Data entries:

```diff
+    else if (W == 4 && cpt == 32 && ncls == 2) MGF_TAP_POOL(4, 32, 2);
+    else if (W == 8 && cpt == 32 && ncls == 1) MGF_TAP_POOL(8, 32, 1);
+    else if (W == 8 && cpt == 64 && ncls == 1) MGF_TAP_POOL(8, 64, 1);
+    else if (W == 4 && cpt == 32 && ncls == 1) MGF_TAP_POOL(4, 32, 1);
+    else if (W == 4 && cpt == 64 && ncls == 1) MGF_TAP_POOL(4, 64, 1);
+    else MGF_REQUIRE(false, MGF_EUNSUPPORTED, "lpips_layer_pool_defer: no kernel for %d lane groups and %d channels", G, c);
+#undef MGF_TAP_POOL
+    *nparts_out = (int)per_sample;
+    MGF_CHECK_LAUNCH("lpips_layer_pool_defer");
+    return MGF_OK;
+}
+
 extern "C" int mgf_lpips_layer_defer_weighted_f32(float* scratch, float* stats, const float* f0, const float* f1_unit, const float* lin,
                                                   const float* wmap, int32_t n, int32_t c, int64_t hw, int64_t f1_batch_stride,
                                                   int64_t w_batch_stride, int32_t* nparts_out, mgf_stream_t stream) {
diff --git a/morphganformer_amd/lpips.py b/morphganformer_amd/lpips.py
--- a/morphganformer_amd/lpips.py
+++ b/morphganformer_amd/lpips.py
@@ -195,7 +195,7 @@
         dimg[:, :, :g.shape[2], :g.shape[3]].add_(g)
         return dimg
 
-    def _forward_taps(self, pred, keep_taps=False, out=None, scalar=True):
+    def _forward_taps(self, pred, keep_taps=False, out=None, scalar=True, tap_pool=None):
         n, _, h, w = pred.shape
         f = self._features(n, h, w)
         assert self._target_taps is not None, "call set_target first"
@@ -211,12 +211,15 @@
             self._last, self._last_hw = (f, (h, w)) if keep_taps else (None, None)
         f.tap_stats = {}
         region = self._region_for(n, h, w) if scalar else None
+        if tap_pool is not None and (self.net != "squeeze" or keep_taps or region is not None):
+            tap_pool = None
+        fuse = {} if tap_pool is None else {"tap_pool": lambda i, a, y: tap_pool(i, a, y, per_sample)}
         if scalar and self.fused_stem and not keep_taps and not per_sample and region is None:
             f.stem(pred.contiguous(), feat_ref=self._target_taps[0], lin=self.lins[0], dist_out=out if out.dim() == 1 else out[0],
                    scratch=self._scratch)
-            taps = f(pred, from_pooled=True)
-        else:
-            taps = f(pred, argmax=True) if (keep_taps and self.net == "squeeze") else f(pred)
+            taps = f(pred, from_pooled=True, **fuse)
+        else:
+            taps = f(pred, argmax=True) if (keep_taps and self.net == "squeeze") else f(pred, **fuse)
         return f, taps, per_sample, region, out
 
     def _defer_tap(self, i, a, scratch, stats, per_sample, region):
@@ -233,17 +236,31 @@
         return got.value, 1.0 / float(hw)
 
     def distance_into(self, out, pred, keep_taps=False):
-        f, taps, per_sample, region, _ = self._forward_taps(pred, bool(keep_taps), out)
         n = pred.shape[0]
         L, st = _lib.lib(), _lib.stream_ptr()
         red = int(L.mgf_reduce_scratch_floats())
         ntaps = len(self.lins)
         if self._scratch.numel() < ntaps * n * red:
             self._scratch = torch.empty(ntaps * n * red, dtype=torch.float32, device=self.device_)
-        nparts, scales, k, first_done = (C.c_int32 * 8)(), (C.c_float * 8)(), 0, False
+        pooled_taps = {}
+
+        def tap_pool(i, a, y, per_sample):
+            _, c, hh, ww = a.shape
+            got = C.c_int32(0)
+            _lib.check(L.mgf_lpips_layer_pool_defer_f32(self._scratch[i * n * red:].data_ptr(), y.data_ptr(), a.data_ptr(),
+                                                        self._target_taps[i].data_ptr(), self.lins[i].data_ptr(), n, c, hh, ww, y.shape[2], y.shape[3],
+                                                        c * hh * ww if per_sample else 0, C.byref(got), st), "lpips_layer_pool")
+            pooled_taps[i] = (got.value, 1.0 / float(hh * ww))
+
+        f, taps, per_sample, region, _ = self._forward_taps(pred, bool(keep_taps), out, tap_pool=tap_pool)
+        nparts, scales, k, first = (C.c_int32 * 8)(), (C.c_float * 8)(), 0, 0
         for i, a in enumerate(taps):
             if a is None:
-                first_done = True
+                first = 1
+                continue
+            if i in pooled_taps:
+                nparts[k], scales[k] = pooled_taps[i]
+                k += 1
                 continue
             hw = a.shape[2] * a.shape[3]
             stats = None
@@ -253,9 +270,9 @@
                 if stats is None:
                     stats = self._stats[key] = torch.empty(n, 3, hw, dtype=torch.float32, device=self.device_)
                 f.tap_stats[i] = stats
-            nparts[k], scales[k] = self._defer_tap(i, a, self._scratch[k * n * red:], stats, per_sample, region)
+            nparts[k], scales[k] = self._defer_tap(i, a, self._scratch[i * n * red:], stats, per_sample, region)
             k += 1
-        _lib.check(L.mgf_lpips_finish_taps_f32(out.data_ptr(), self._scratch.data_ptr(), n * red, k, nparts, scales, n, int(first_done), st),
+        _lib.check(L.mgf_lpips_finish_taps_f32(out.data_ptr(), self._scratch[first * n * red:].data_ptr(), n * red, k, nparts, scales, n, first, st),
                    "lpips_finish_taps")
         return out
 
diff --git a/morphganformer_amd/lpips_backbones.py b/morphganformer_amd/lpips_backbones.py
--- a/morphganformer_amd/lpips_backbones.py
+++ b/morphganformer_amd/lpips_backbones.py
@@ -21,6 +21,7 @@
 POOL_ARGMAX = os.environ.get("MGF_POOL_ARGMAX", "1") != "0"
 TAP_STATS = os.environ.get("MGF_TAP_STATS", "1") != "0"
 MERGE_FIRE = os.environ.get("MGF_LPIPS_MERGE_FIRE", "1") != "0"
+TAP_POOL = os.environ.get("MGF_LPIPS_TAP_POOL", "1") != "0"
 
 
 def random_squeeze_backbone(seed=0):
@@ -378,7 +379,7 @@
                                                  _lib.ptr(scratch), _lib.stream_ptr()), "lpips_stem")
         return self.buf[2]
 
-    def __call__(self, x, out=None, from_pooled=False, argmax=False):
+    def __call__(self, x, out=None, from_pooled=False, argmax=False, tap_pool=None):
         _lib.require_gpu(x)
         L = _lib.lib()
         st = _lib.stream_ptr()
@@ -404,7 +405,9 @@
             if idx in POOLS:
                 y = self.buf[idx]
                 n, c, ih, iw = h.shape
-                if self.have_argmax:
+                if tap_pool is not None and TAP_POOL and not self.have_argmax and idx > 2 and idx - 1 in TAPS_AFTER:
+                    tap_pool(len(taps) - 1, h, y)
+                elif self.have_argmax:
                     if idx not in self.pidx:
                         self.pidx[idx] = torch.empty(y.shape, dtype=torch.uint8, device=y.device)
                     _lib.check(L.mgf_maxpool3x3s2_ceil_idx_f32(y.data_ptr(), self.pidx[idx].data_ptr(), h.data_ptr(), n * c, ih, iw, y.shape[2],
```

* _WHAT YOU ARE ASKED TO DO_: Would you retype all of the data exactly as shown?

* _EXERCISE RESULT_:
```diff
+    else if (W == 4 && cpt == 32 && ncls == 2) MGF_TAP_POOL(4, 32, 2);
+    else if (W == 8 && cpt == 32 && ncls == 1) MGF_TAP_POOL(8, 32, 1);
+    else if (W == 8 && cpt == 64 && ncls == 1) MGF_TAP_POOL(8, 64, 1);
+    else if (W == 4 && cpt == 32 && ncls == 1) MGF_TAP_POOL(4, 32, 1);
+    else if (W == 4 && cpt == 64 && ncls == 1) MGF_TAP_POOL(4, 64, 1);
+    else MGF_REQUIRE(false, MGF_EUNSUPPORTED, "lpips_layer_pool_defer: no kernel for %d lane groups and %d channels", G, c);
+#undef MGF_TAP_POOL
+    *nparts_out = (int)per_sample;
+    MGF_CHECK_LAUNCH("lpips_layer_pool_defer");
+    return MGF_OK;
+}
+
 extern "C" int mgf_lpips_layer_defer_weighted_f32(float* scratch, float* stats, const float* f0, const float* f1_unit, const float* lin,
                                                   const float* wmap, int32_t n, int32_t c, int64_t hw, int64_t f1_batch_stride,
                                                   int64_t w_batch_stride, int32_t* nparts_out, mgf_stream_t stream) {
diff --git a/morphganformer_amd/lpips.py b/morphganformer_amd/lpips.py
--- a/morphganformer_amd/lpips.py
+++ b/morphganformer_amd/lpips.py
@@ -195,7 +195,7 @@
         dimg[:, :, :g.shape[2], :g.shape[3]].add_(g)
         return dimg
 
-    def _forward_taps(self, pred, keep_taps=False, out=None, scalar=True):
+    def _forward_taps(self, pred, keep_taps=False, out=None, scalar=True, tap_pool=None):
         n, _, h, w = pred.shape
         f = self._features(n, h, w)
         assert self._target_taps is not None, "call set_target first"
@@ -211,12 +211,15 @@
             self._last, self._last_hw = (f, (h, w)) if keep_taps else (None, None)
         f.tap_stats = {}
         region = self._region_for(n, h, w) if scalar else None
+        if tap_pool is not None and (self.net != "squeeze" or keep_taps or region is not None):
+            tap_pool = None
+        fuse = {} if tap_pool is None else {"tap_pool": lambda i, a, y: tap_pool(i, a, y, per_sample)}
         if scalar and self.fused_stem and not keep_taps and not per_sample and region is None:
             f.stem(pred.contiguous(), feat_ref=self._target_taps[0], lin=self.lins[0], dist_out=out if out.dim() == 1 else out[0],
                    scratch=self._scratch)
-            taps = f(pred, from_pooled=True)
-        else:
-            taps = f(pred, argmax=True) if (keep_taps and self.net == "squeeze") else f(pred)
+            taps = f(pred, from_pooled=True, **fuse)
+        else:
+            taps = f(pred, argmax=True) if (keep_taps and self.net == "squeeze") else f(pred, **fuse)
         return f, taps, per_sample, region, out
 
     def _defer_tap(self, i, a, scratch, stats, per_sample, region):
@@ -233,17 +236,31 @@
         return got.value, 1.0 / float(hw)
 
     def distance_into(self, out, pred, keep_taps=False):
-        f, taps, per_sample, region, _ = self._forward_taps(pred, bool(keep_taps), out)
         n = pred.shape[0]
         L, st = _lib.lib(), _lib.stream_ptr()
         red = int(L.mgf_reduce_scratch_floats())
         ntaps = len(self.lins)
         if self._scratch.numel() < ntaps * n * red:
             self._scratch = torch.empty(ntaps * n * red, dtype=torch.float32, device=self.device_)
-        nparts, scales, k, first_done = (C.c_int32 * 8)(), (C.c_float * 8)(), 0, False
+        pooled_taps = {}
+
+        def tap_pool(i, a, y, per_sample):
+            _, c, hh, ww = a.shape
+            got = C.c_int32(0)
+            _lib.check(L.mgf_lpips_layer_pool_defer_f32(self._scratch[i * n * red:].data_ptr(), y.data_ptr(), a.data_ptr(),
+                                                        self._target_taps[i].data_ptr(), self.lins[i].data_ptr(), n, c, hh, ww, y.shape[2], y.shape[3],
+                                                        c * hh * ww if per_sample else 0, C.byref(got), st), "lpips_layer_pool")
+            pooled_taps[i] = (got.value, 1.0 / float(hh * ww))
+
+        f, taps, per_sample, region, _ = self._forward_taps(pred, bool(keep_taps), out, tap_pool=tap_pool)
+        nparts, scales, k, first = (C.c_int32 * 8)(), (C.c_float * 8)(), 0, 0
         for i, a in enumerate(taps):
             if a is None:
-                first_done = True
+                first = 1
+                continue
+            if i in pooled_taps:
+                nparts[k], scales[k] = pooled_taps[i]
+                k += 1
                 continue
             hw = a.shape[2] * a.shape[3]
             stats = None
@@ -253,9 +270,9 @@
                 if stats is None:
                     stats = self._stats[key] = torch.empty(n, 3, hw, dtype=torch.float32, device=self.device_)
                 f.tap_stats[i] = stats
-            nparts[k], scales[k] = self._defer_tap(i, a, self._scratch[k * n * red:], stats, per_sample, region)
+            nparts[k], scales[k] = self._defer_tap(i, a, self._scratch[i * n * red:], stats, per_sample, region)
             k += 1
-        _lib.check(L.mgf_lpips_finish_taps_f32(out.data_ptr(), self._scratch.data_ptr(), n * red, k, nparts, scales, n, int(first_done), st),
+        _lib.check(L.mgf_lpips_finish_taps_f32(out.data_ptr(), self._scratch[first * n * red:].data_ptr(), n * red, k, nparts, scales, n, first, st),
                    "lpips_finish_taps")
         return out
 
diff --git a/morphganformer_amd/lpips_backbones.py b/morphganformer_amd/lpips_backbones.py
--- a/morphganformer_amd/lpips_backbones.py
+++ b/morphganformer_amd/lpips_backbones.py
@@ -21,6 +21,7 @@
 POOL_ARGMAX = os.environ.get("MGF_POOL_ARGMAX", "1") != "0"
 TAP_STATS = os.environ.get("MGF_TAP_STATS", "1") != "0"
 MERGE_FIRE = os.environ.get("MGF_LPIPS_MERGE_FIRE", "1") != "0"
+TAP_POOL = os.environ.get("MGF_LPIPS_TAP_POOL", "1") != "0"
 
 
 def random_squeeze_backbone(seed=0):
@@ -378,7 +379,7 @@
                                                  _lib.ptr(scratch), _lib.stream_ptr()), "lpips_stem")
         return self.buf[2]
 
-    def __call__(self, x, out=None, from_pooled=False, argmax=False):
+    def __call__(self, x, out=None, from_pooled=False, argmax=False, tap_pool=None):
         _lib.require_gpu(x)
         L = _lib.lib()
         st = _lib.stream_ptr()
@@ -404,7 +405,9 @@
             if idx in POOLS:
                 y = self.buf[idx]
                 n, c, ih, iw = h.shape
-                if self.have_argmax:
+                if tap_pool is not None and TAP_POOL and not self.have_argmax and idx > 2 and idx - 1 in TAPS_AFTER:
+                    tap_pool(len(taps) - 1, h, y)
+                elif self.have_argmax:
                     if idx not in self.pidx:
                         self.pidx[idx] = torch.empty(y.shape, dtype=torch.uint8, device=y.device)
                     _lib.check(L.mgf_maxpool3x3s2_ceil_idx_f32(y.data_ptr(), self.pidx[idx].data_ptr(), h.data_ptr(), n * c, ih, iw, y.shape[2],
```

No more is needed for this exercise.